Data embedding

A key aspect in both classical and quantum machine learning is that these are purely evidence based approaches. We need to have data in order to reverse engineer the dynamics of a given system or relationship between collected evidences and target values of the task.

Most companies harvest a huge amount of data but this data is classical for now. Our quantum devices can only work with quantum states as we saw previously. We also know that when measuring any outcome of a quantum device, a mapping is done from quantum to classical regime where plenty of information is lost

\[ |0\rangle \rightarrow 0 \quad \& \quad |1\rangle \rightarrow 1, \]

For the machine to be aware of our classical data we should find the opposite action, we would need to introduce our data into the quantum device creating a state that is meaningful for our task. Most likely it will also require a more complex representation than simple bits, as we will be using different data representations in our classical datasets (boolean, categorical and continuous variables among others).

A special type of circuits exists meant for this particular step. This action is performed by feature maps, and the name comes from the mapping action between the original data space \(\in \mathbb{R}^n\) to a new feature space of different dimension and complexity (\(\in \mathbb{C}^m\)).

Many techniques in the classical domain use this technique, mapping into a higher-dimensional space so that data becomes easy to separable. This is mostly performed by the definition of kernels in techniques like Support Vector Machines.

Data in high space (https://en.wikipedia.org/wiki/Kernel_method)

And in some other cases, an intentional mapping to lower dimensional space is done to remove information redundancy and synthesize the information inside the data. Something similar to bottleneck layers on neural networks trying to define a lower dimensional latent space.

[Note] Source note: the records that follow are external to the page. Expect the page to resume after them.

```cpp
hipError_t launch_conv4x4_ws(const ConvArgs& a, hipStream_t st) {
    const int geo = ws4_geo(a), bco = a.Cout == 64 ? 64 : 128, nct = a.Cout / bco, up = a.kind == 1;
    const int total = (int)((long)a.NF * geo * geo / 256) * (up ? 4 : 1);
    const int cus = device_cus();
    const int unit = 8 * nct;
    int grid = std::max(unit, cus / unit * unit);
    grid = std::min(grid, (total * nct + unit - 1) / unit * unit);
    const int nranges = grid / nct;
    int tpr = (total + nranges - 1) / nranges;
    if (up) tpr = (tpr + 3) / 4 * 4;
    const size_t lds = (size_t)WS_NS * bco * 128 + 2 * (size_t)(geo == 32 ? 321 : 257) * 128 + 512;
    auto go = [&](auto kfn) -> hipError_t {
        if (hipError_t e = lds_opt_in(kfn, lds); e != hipSuccess) return e;
        hipLaunchKernelGGL(kfn, dim3(grid), dim3(512), lds, st, a, tpr, total, nct);
        return hipGetLastError();
    };
#define VDX_WS4(G_) do { if (bco == 64) return up ? go(conv4x4_ws_kernel<G_, 2, 64>) : go(conv4x4_ws_kernel<G_, 1, 64>);       \
                         return up ? go(conv4x4_ws_kernel<G_, 2, 128>) : go(conv4x4_ws_kernel<G_, 1, 128>); } while (0)
    if (geo == 8) VDX_WS4(8);
    if (geo == 16) VDX_WS4(16);
    VDX_WS4(32);
#undef VDX_WS4
}

bool conv3x3_ws_eligible(int mode, const ConvArgs& a) {
    if (mode != MODE_BF16 || a.kind != 0 || a.kh != 3 || a.kw != 3 || a.stride != 1 || a.res) return false;
    if (!a.x0_bf16 || (a.C1 && !a.x1_bf16)) return false;
    if (a.C0 % 64 || a.C1 % 64 || a.Cout % 128) return false;
    const int nct = a.Cout / 128;
    if (nct != 1 && nct != 2 && nct != 4 && nct != 8) return false;
    if (a.wrows != a.Cout || a.wrow0 != 0) return false;
    const int geo = ws_geo(a);
    if (geo < 0) return false;
    if (geo != 0 && (a.F <= 0 || a.NF % a.F)) return false;
    if (a.pro && (a.C1 || a.groups < 1 || a.groups > 32 || a.C0 % a.groups || a.C0 > 1024)) return false;
    if (a.out_stats && (a.out_groups < 1 || a.Cout % a.out_groups || (a.Cout / a.out_groups) % 16)) return false;
    const int npf = geo == 0 ? 1 : 256 / (a.H * a.W);
    const long tiles = geo == 0 ? (long)a.NF * (a.H / 16) * (a.W / 16) : (long)(a.NF / a.F) * ((a.F + npf - 1) / npf);
    if (tiles * nct < 128) return false;
    if ((size_t)a.NF * a.H * a.W * (size_t)std::max(a.C0, a.C1) * 2 >= 0xFFFF0000ull) return false;
    return true;
}

hipError_t launch_conv3x3_ws(const ConvArgs& a, hipStream_t st) {
    const int geo = ws_geo(a);
    const int nct = a.Cout / 128;
    const int npf = geo == 0 ? 1 : 256 / (a.H * a.W);
    const int total = geo == 0 ? a.NF * (a.H / 16) * (a.W / 16) : (a.NF / a.F) * ((a.F + npf - 1) / npf);
    const int cus = device_cus();
    const int unit = 8 * nct;
    int grid = std::max(unit, cus / unit * unit);
    grid = std::min(grid, (total * nct + unit - 1) / unit * unit);
    const int nranges = grid / nct;
    const int tpr = (total + nranges - 1) / nranges;
    const int HPX = geo == 0 ? 18 * 18 : 257;
    const size_t lds = (size_t)WS_NS * WS_SLAB + 2 * (size_t)HPX * 128 + 512 + (a.pro ? (size_t)a.CinPad * 8 + 256 : 0);
    if (lds > 160 * 1024) return hipErrorInvalidValue;
    auto go = [&](auto kfn) -> hipError_t {
        if (hipError_t e = lds_opt_in(kfn, lds); e != hipSuccess) return e;
#ifndef VDX_WS_PIN_MB
#define VDX_WS_PIN_MB 0
#endif
        const size_t wbytes = (size_t)9 * a.Cout * a.CinPad * 2;
        const int pin = (VDX_WS_PIN_MB > 0 && nct > 1 && wbytes > (size_t)VDX_WS_PIN_MB * 1024 * 1024) ? 1 : 0;
        hipLaunchKernelGGL(kfn, dim3(grid), dim3(512), lds, st, a, tpr, total, nct, pin);
        return hipGetLastError();
    };
    if (geo == 0) return a.pro ? go(conv3x3_ws_kernel<0, true>) : go(conv3x3_ws_kernel<0, false>);
    if (geo == 8) return a.pro ? go(conv3x3_ws_kernel<8, true>) : go(conv3x3_ws_kernel<8, false>);
    return a.pro ? go(conv3x3_ws_kernel<16, true>) : go(conv3x3_ws_kernel<16, false>);
}

}
```

Baseline: 49.95 frames/s.

## Slim register footprint of prologue conv3x3 WS kernel via LDS spills and recomputed addresses

For the GroupNorm+SiLU prologue variant, the kernel now recomputes per-tn B-fragment and output-pixel addresses from a single base instead of holding arrays in registers. It moves some per-wave GroupNorm output-stat accumulators into LDS and hoists the coefficient loads out of the transform. It also rewrites the mean/rstd reduction as a wave-level double shuffle reduction and changes the weight source offset. The goal is lower VGPR pressure so the prologue kernel can keep two workgroups per CU without spilling, at the cost of extra LDS traffic and a larger LDS allocation.

```diff
diff --git a/video_diffusion_nnx_amd/csrc/conv_ws.hip b/video_diffusion_nnx_amd/csrc/conv_ws.hip
--- a/video_diffusion_nnx_amd/csrc/conv_ws.hip
+++ b/video_diffusion_nnx_amd/csrc/conv_ws.hip
@@ -38,6 +38,9 @@
     constexpr int S = G::S, NP = G::NP, IW = G::IW, HPX = G::HPX, NPIECE = G::NPIECE, NU = G::NU, NUMIN = G::NUMIN, HBUF = G::HBUF;
     constexpr int NS = WS_NS;
     constexpr int WIN = 2;
+    constexpr bool SLIM = PRO;
+    constexpr int STL = SLIM ? (WF ? 4 : 1) : 0;
+    constexpr int TNB = (WF ? 16 : IW) * 128;
 
     extern __shared__ __attribute__((aligned(16))) char smem[];
     char* ring = smem;
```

Latent mapping using Encoder-Decoder architectures

Often, these techniques require a good understanding from the classical side in order to create the best mapping possible to the latent space. It should be able to accurately synthesize the information removing all redundant information from the original data space.

So, by definition, our mapping into the quantum regime belongs to the first family as it is in generally assumed the higher dimensional nature of quantum formalism. But each type of mapping may benefit different objectives as we previously stated.